**INSTRUCTIONS FOR THE TASK**.
For each line below that contains the string "double", copy that line.

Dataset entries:

--- START ---

namespace ses {
struct P2pGranuleView;
struct PerturbUpdate {
    const float *partial;
    int chunks, P4;
    float update_factor;
    double adam_a;
    const float *mu_in, *m_in, *v_in;
    float *mu_out, *m_out, *v_out;
    float sigma;
    uint64_t seed, gen;
    long long first_row;
    int n_rows, P, quads;
    float *theta;
    unsigned long long *stamp;
    int32_t *rank_to_clear;
    int n_clear;
};
}
struct ses_handle {
    ses_config cfg;
    hipStream_t stream;
    int P;
    uint32_t obs_mask;
    double *ep_return;
    int32_t *ep_steps;
    size_t ep_cap;
    void *red_scratch;
    size_t red_cap;
    float *gen_init;
    size_t gen_init_cap;
    void *comm;
    int comm_rank, comm_world;
    struct ses_p2p *p2p;
    int tune_rollout_block;
    int tune_gru_mfma_min_e;
    int tune_gru_mfma4_min_e;
    int tune_gru_ep_parallel_max;
    int tune_gru_sequential;
    int tune_rollout_mix;
    int tune_rollout_waves8;
    int tune_rollout_mix_light;
    int tune_rollout_lpe32_max;
    int tune_rollout_mix_8_16;
    int tune_rollout_handover_step;
    int tune_rollout_heavy_prio_steps;
    int tune_rollout_packed;
    int tune_rollout_heavy_packed;
    unsigned long long *stamp;
    int32_t *rank_zeroed;
    int rank_zeroed_n;
    unsigned int *counter_armed;
    int tune_comm_force_rccl;
    int tune_es_final_max_chunks;
    int tune_es_tail_wide;
    int tune_box2d_lpe;
    int tune_env_step_block;
    int tune_env_step_lds;
    int tune_env_step_waves;
    const ses::P2pGranuleView *fit_gv;
    const float *fit_own;
    int fit_per_rank;
    int skip_mean;
    const double *mean_src;
    unsigned long long *mean_stamp;
    int tune_fused_elite;
    int tune_fused_apply_perturb;
    int tune_fused_mean;
    int lds_per_cu;
    int env_step_key[3];
    int env_step_lds_resolved;
    int env_step_wpc;
    int tune_box2d_epw;
    int tune_lander_per_wave;
    int tune_comm_p2p_timeout_ms;
    int tune_comm_p2p_keep_going;
    int tune_fused_fitness;
    int tune_comm_granules_enabled;
    int tune_comm_granules;
    int tune_openai_granules;
    int tune_openai_sharded_tail;
    int tune_openai_sharded_min_rows;
    int tune_fused_perturb_rollout;
    int defer_perturb, defer_mode;
    int perturb_pending;
    ses::PerturbUpdate pending;
    long long count_pair_rollouts;
    long long count_perturb_rollouts;
    long long count_apply_perturb;
    int tune_pendulum_generic;
    int tune_pgpe_fused_apply_perturb;
    int tune_spread_gru_wave_per_batch;
};

namespace ses {

__device__ __forceinline__ unsigned long long real_time() { return wall_clock64(); }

--- END ---

**EXERCISE RESPONSE**.
    double adam_a;
    double *ep_return;
    const double *mean_src;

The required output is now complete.